*** Block opens ***

## Precompute 5x5 wall neighbourhood words and merge patch gathers into one load pass

Adds a derived table holding, for every pattern cell, a packed 25-bit 5x5 wall neighbourhood, built once at setup. The step kernel then fetches each sprite's wall patch with one word load instead of five row loads plus funnel shifts per lane. It also folds the coin and backdrop neighbourhood gathers into the same single lane-parallel load with evict_last L2 hints, which removes one of the gather phases and the five-shuffle field assembly. In exchange it uses extra device memory sized to the padded pattern per level, and the loads are always issued rather than only on the delta path.

```diff
diff --git a/pycolab_b200/csrc/pcl_kernels.cuh b/pycolab_b200/csrc/pcl_kernels.cuh
--- a/pycolab_b200/csrc/pcl_kernels.cuh
+++ b/pycolab_b200/csrc/pcl_kernels.cuh
@@ -50,8 +50,8 @@
   CropParams cropper;
   const int32_t* code;
   uint8_t* backdrop_live;
-  const uint32_t* derived[2];
-  int64_t derived_bstride[2];
+  const uint32_t* derived[3];
+  int64_t derived_bstride[3];
   int32_t* render_key;
   uint32_t board_epoch;
 };
diff --git a/pycolab_b200/csrc/scrolly_maze.cu b/pycolab_b200/csrc/scrolly_maze.cu
--- a/pycolab_b200/csrc/scrolly_maze.cu
+++ b/pycolab_b200/csrc/scrolly_maze.cu
@@ -26,6 +26,17 @@
 __device__ __forceinline__ void cp_async16_l1(void* smem, const void* gmem) {
   asm volatile("cp.async.ca.shared.global [%0], [%1], 16;\n" ::
                "r"((uint32_t)__cvta_generic_to_shared(smem)), "l"(gmem));
+}
+
+__device__ __forceinline__ uint64_t l2_evict_last() {
+  uint64_t policy;
+  asm("createpolicy.fractional.L2::evict_last.b64 %0, 1.0;" : "=l"(policy));
+  return policy;
+}
+__device__ __forceinline__ uint32_t ld_keep(const uint32_t* p, uint64_t policy) {
+  uint32_t v;
+  asm volatile("ld.global.L2::cache_hint.u32 %0, [%1], %2;" : "=r"(v) : "l"(p), "l"(policy) : "memory");
+  return v;
 }
 
 
@@ -62,6 +73,7 @@
   kNbStale = kNbStart + 4 * kS,
   kNbWords = (kNbStale + 2 + 3) & ~3
 };
+static_assert(kNbBackdrop == kNbCoin + 12, "the patch trip stores coin and backdrop rows as one run");
 
 __host__ __device__ constexpr size_t staging_bytes(int H, int W, int pitch) {
   return (size_t)H * pitch + 2 * ((((size_t)H * window_words(W) * 4) + 15) & ~(size_t)15) +
@@ -335,60 +347,48 @@
   const bool c_touch = rec_coins[PCL_D_LAST_FRAME] < plot.frame;
   const int c_pre_r = rec_coins[c_touch ? PCL_D_CORNER_R : PCL_D_PRE_R];
   const int c_pre_c = rec_coins[c_touch ? PCL_D_CORNER_C : PCL_D_PRE_C];
-  unsigned rowbits = 0;
-  {
-    const uint32_t* row = nullptr;
-    int c_first = 0, limit = 0;
-    if (lane < 20) {
-      const int w = lane / 5, k = lane - w * 5;
-      const int pr = wr + rec[w * PCL_SPRITE_WORDS + PCL_S_VROW] + k - 2;
-      c_first = wc + rec[w * PCL_SPRITE_WORDS + PCL_S_VCOL] - 2;
-      if ((unsigned)pr < (unsigned)p.PH) { row = level_walls(p, lvl) + (int64_t)pr * PWW; limit = PWW; }
-    } else if (lane < 24) {
-      const int r = lane < 23 ? p_vrow + (lane - 20) - 1 : 0;
-      c_first = lane < 23 ? c_pre_c + p_vcol - 1 : c_pre_c;
-      if ((unsigned)r < (unsigned)H) {
-        const int pr = c_pre_r + r;
-        row = ((unsigned)rec_coins[PCL_D_AUX2] >> (pr >> coin_group_shift(p.PH))) & 1u
-                  ? env_coins(p, env) : level_coins(p, lvl);
-        row += (int64_t)pr * PWW; limit = PWW;
-      }
-    }
-    if (row != nullptr) {
-      const int wi = c_first >> 5;
-      const uint32_t lo = (unsigned)wi < (unsigned)limit ? row[wi] : 0u;
-      const uint32_t hi = (unsigned)(wi + 1) < (unsigned)limit ? row[wi + 1] : 0u;
-      rowbits = __funnelshift_r(lo, hi, c_first & 31) & 31u;
-    }
-  }
   bool delta = key_ok && !restart && wr == rec[32 + PCL_D_CORNER_R] &&
                wc == rec[32 + PCL_D_CORNER_C] && cr_pred == rec_coins[PCL_D_CORNER_R] &&
                cc_pred == rec_coins[PCL_D_CORNER_C] && rec_coins[PCL_D_AUX2] != -1;
-  unsigned nb = 0;
-  if (delta && lane < 24) {
-    const int s = (lane < 12 ? lane : lane - 12) / 3;
+  uint32_t got;
+  {
+    const bool wall_lane = lane < 4, coin_lane = lane < 20, pc_lane = lane < 8;
+    const int j = coin_lane ? lane - 8 : lane - 20;
+    const int s = wall_lane ? lane : pc_lane ? 0 : j / 3;
     const int vr = rec[s * PCL_SPRITE_WORDS + PCL_S_VROW], vc = rec[s * PCL_SPRITE_WORDS + PCL_S_VCOL];
-    const int r = vr + (lane < 12 ? lane : lane - 12) - 3 * s - 1;
-    if ((unsigned)r < (unsigned)H) {
-      if (lane < 12) {
-        const int pr = cr_pred + r, c_first = cc_pred + vc - 1, wi = c_first >> 5;
-        const uint32_t* row = ((unsigned)rec_coins[PCL_D_AUX2] >> (pr >> coin_group_shift(p.PH))) & 1u
-                                  ? env_coins(p, env) : level_coins(p, lvl);
-        row += (int64_t)pr * PWW;
-        const uint32_t lo = (unsigned)wi < (unsigned)PWW ? row[wi] : 0u;
-        const uint32_t hi = (unsigned)(wi + 1) < (unsigned)PWW ? row[wi + 1] : 0u;
-        nb = __funnelshift_r(lo, hi, c_first & 31) & 7u;
-      } else {
-        const uint8_t* bd = p.st.d_backdrop + lvl * p.st.backdrop_bstride + (int64_t)r * pitch;
+    const int r = pc_lane ? (lane < 7 ? p_vrow + lane - 5 : 0) : vr + j - 3 * (j / 3) - 1;
+    const int c = pc_lane ? (lane < 7 ? c_pre_c + p_vcol - 1 : c_pre_c)
+                          : coin_lane ? cc_pred + vc - 1 : vc - 1;
+    const bool row_ok = (unsigned)r < (unsigned)H && (pc_lane || delta);
+    const int pr = (pc_lane ? c_pre_r : cr_pred) + r;
+    const uint32_t* coin_row =
+        (((unsigned)rec_coins[PCL_D_AUX2] >> (pr >> coin_group_shift(p.PH))) & 1u
+             ? env_coins(p, env) : level_coins(p, lvl)) + (int64_t)pr * PWW;
+    const int wr_c = wr + vr + 2, wc_c = wc + vc + 2;
+    const int tw = p.PW + 4;
+    const uint32_t* base =
+        wall_lane ? p.derived[2] + lvl * p.derived_bstride[2] + (int64_t)wr_c * tw + wc_c
+        : coin_lane ? coin_row
+                    : reinterpret_cast<const uint32_t*>(p.st.d_backdrop + lvl * p.st.backdrop_bstride +
+                                                        (int64_t)r * pitch);
+    const int words = coin_lane ? PWW : pitch >> 2;
+    const int wi = wall_lane ? 0 : coin_lane ? c >> 5 : c >> 2;
+    const bool ok0 = wall_lane ? (unsigned)wr_c < (unsigned)(p.PH + 4) && (unsigned)wc_c < (unsigned)tw
+                               : row_ok && (unsigned)wi < (unsigned)words;
+    const bool ok1 = !wall_lane && row_ok && (unsigned)(wi + 1) < (unsigned)words;
+    const int sh = wall_lane ? 0 : coin_lane ? c & 31 : (c & 3) * 8;
+    uint32_t mask = wall_lane ? ~0u : lane == 7 ? 1u : 7u;
+    if (!coin_lane) {
+      mask = 0;
 #pragma unroll
-        for (int j = 0; j < 3; ++j)
-          if ((unsigned)(vc - 1 + j) < (unsigned)W) nb |= (unsigned)__ldg(bd + vc - 1 + j) << (8 * j);
-      }
-    }
-  }
-  unsigned field = 0;
-#pragma unroll
-  for (int k = 0; k < 5; ++k) field |= __shfl_sync(PCL_FULL, rowbits, me * 5 + k) << (5 * k);
+      for (int i = 0; i < 3; ++i) mask |= ((unsigned)(c + i) < (unsigned)W ? 0xffu : 0u) << (8 * i);
+    }
+    const uint64_t keep = l2_evict_last();
+    const uint32_t lo = ok0 ? ld_keep(base + wi, keep) : 0u;
+    const uint32_t hi = ok1 ? ld_keep(base + wi + 1, keep) : 0u;
+    got = __funnelshift_r(lo, hi, sh) & mask;
+  }
+  const unsigned field = __shfl_sync(PCL_FULL, got, me);
   unsigned coin9 = 0;
   {
     unsigned colmask = 0;
@@ -396,8 +396,8 @@
     for (int i = 0; i < 3; ++i)
       colmask |= ((unsigned)(p_vcol - 1 + i) < (unsigned)W ? 1u : 0u) << i;
 #pragma unroll
-    for (int k = 0; k < 3; ++k) coin9 |= (__shfl_sync(PCL_FULL, rowbits, 20 + k) & colmask) << (3 * k);
-    coin9 |= (__shfl_sync(PCL_FULL, rowbits, 23) & 1u) << 9;
+    for (int k = 0; k < 3; ++k) coin9 |= (__shfl_sync(PCL_FULL, got, 4 + k) & colmask) << (3 * k);
+    coin9 |= __shfl_sync(PCL_FULL, got, 7) << 9;
   }
   PCL_STAMP(kStPatch);
   uint32_t* s_nb = reinterpret_cast<uint32_t*>(s_bd);
@@ -445,8 +445,8 @@
     }
   };
   if (delta) {
-    if (lane < 20) s_nb[kNbWall + lane] = rowbits;
-    if (lane < 24) s_nb[kNbCoin + lane] = nb;
+    if (lane < 4) s_nb[kNbWall + lane] = got;
+    if (lane >= 8) s_nb[kNbCoin + lane - 8] = got;
     if (lane < 4) {
       uint32_t* q = s_nb + kNbStart + 4 * lane;
       q[0] = mine.vrow; q[1] = mine.vcol;
@@ -616,7 +616,7 @@
         }
         outside = s < 0 || !on_board(r, c, H, W);
         if (!outside) {
-          const bool wall = (s_nb[kNbWall + 5 * s + dr + 1] >> (dc + 1)) & 1u;
+          const bool wall = (s_nb[kNbWall + s] >> ((dr + 1) * 5 + dc + 1)) & 1u;
           bool coin = (s_nb[kNbCoin + 3 * s + dr] >> dc) & 1u;
           if (picked_r - cr == r && picked_c - cc == c) coin = false;
           if (rec_coins[PCL_D_AUX0] == r && rec_coins[PCL_D_AUX1] == c) coin = true;
@@ -812,6 +812,29 @@
   }
 }
 
+__global__ void build_neighbourhoods(const uint32_t* src, int64_t src_bstride, uint32_t* dst, int PH,
+                                     int PW, int PWW, int64_t total) {
+  const int tw = PW + 4;
+  const int64_t per_copy = (int64_t)(PH + 4) * tw;
+  for (int64_t i = blockIdx.x * (int64_t)blockDim.x + threadIdx.x; i < total;
+       i += (int64_t)gridDim.x * blockDim.x) {
+    const int64_t t = i / per_copy;
+    const int cell = (int)(i - t * per_copy);
+    const int pr = cell / tw - 2, c_first = cell % tw - 4;
+    const int wi = c_first >> 5;
+    uint32_t word = 0;
+    for (int k = 0; k < 5; ++k) {
+      const int r = pr + k - 2;
+      if ((unsigned)r >= (unsigned)PH) continue;
+      const uint32_t* row = src + t * src_bstride + (int64_t)r * PWW;
+      const uint32_t lo = (unsigned)wi < (unsigned)PWW ? row[wi] : 0u;
+      const uint32_t hi = (unsigned)(wi + 1) < (unsigned)PWW ? row[wi + 1] : 0u;
+      word |= (__funnelshift_r(lo, hi, c_first & 31) & 31u) << (5 * k);
+    }
+    dst[i] = word;
+  }
+}
+
 int derive(const pcl_spec& s, const pcl_state& st, int batch, StepParams* p, void** owned) {
   int64_t levels = batch;
   if (st.d_level) {
@@ -828,21 +851,27 @@
   const int64_t blk_words = (int64_t)nblk * PH * nw;
   const int64_t n_wall = st.pattern_bstride[0] == 0 ? 1 : levels;
   const int64_t n_coin = st.pattern_init_bstride[1] == 0 ? 1 : levels;
+  const int64_t nbh_words = (int64_t)(PH + 4) * (s.pattern_cols + 4);
   const int64_t off_coin = (n_wall * blk_words * 4 + 255) & ~(int64_t)255;
-  const int64_t off_key = (off_coin + n_coin * blk_words * 4 + 255) & ~(int64_t)255;
+  const int64_t off_nbh = (off_coin + n_coin * blk_words * 4 + 255) & ~(int64_t)255;
+  const int64_t off_key = (off_nbh + n_wall * nbh_words * 4 + 255) & ~(int64_t)255;
   uint8_t* buf = nullptr;
   if (cudaMalloc(&buf, off_key + (int64_t)batch * kKeyStride * 4) != cudaSuccess) return PCL_ERR_NOMEM;
   *owned = buf;
   uint32_t* wall = reinterpret_cast<uint32_t*>(buf);
   uint32_t* coin = reinterpret_cast<uint32_t*>(buf + off_coin);
+  uint32_t* nbh = reinterpret_cast<uint32_t*>(buf + off_nbh);
   p->render_key = reinterpret_cast<int32_t*>(buf + off_key);
   if (cudaMemset(p->render_key, 0xff, (size_t)batch * kKeyStride * 4) != cudaSuccess) return PCL_ERR_CUDA;
   build_blocked<<<1024, 256>>>(st.d_pattern[0], st.pattern_bstride[0], wall, PH, s.pattern_words,
                                nw, nblk, n_wall * blk_words);
   build_blocked<<<1024, 256>>>(st.d_pattern_init[1], st.pattern_init_bstride[1], coin, PH,
                                s.pattern_words, nw, nblk, n_coin * blk_words);
+  build_neighbourhoods<<<1024, 256>>>(st.d_pattern[0], st.pattern_bstride[0], nbh, PH,
+                                      s.pattern_cols, s.pattern_words, n_wall * nbh_words);
   p->derived[0] = wall; p->derived_bstride[0] = n_wall > 1 ? blk_words : 0;
   p->derived[1] = coin; p->derived_bstride[1] = n_coin > 1 ? blk_words : 0;
+  p->derived[2] = nbh; p->derived_bstride[2] = n_wall > 1 ? nbh_words : 0;
   return cudaDeviceSynchronize() == cudaSuccess && cudaGetLastError() == cudaSuccess ? PCL_OK
                                                                                      : PCL_ERR_CUDA;
 }
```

*** Block closes ***

Prompt - Check each line of the entries above for the string "nblk", and return those that contain it.

Answer for the task -
   const int64_t blk_words = (int64_t)nblk * PH * nw;
                                nw, nblk, n_wall * blk_words);
                                s.pattern_words, nw, nblk, n_coin * blk_words);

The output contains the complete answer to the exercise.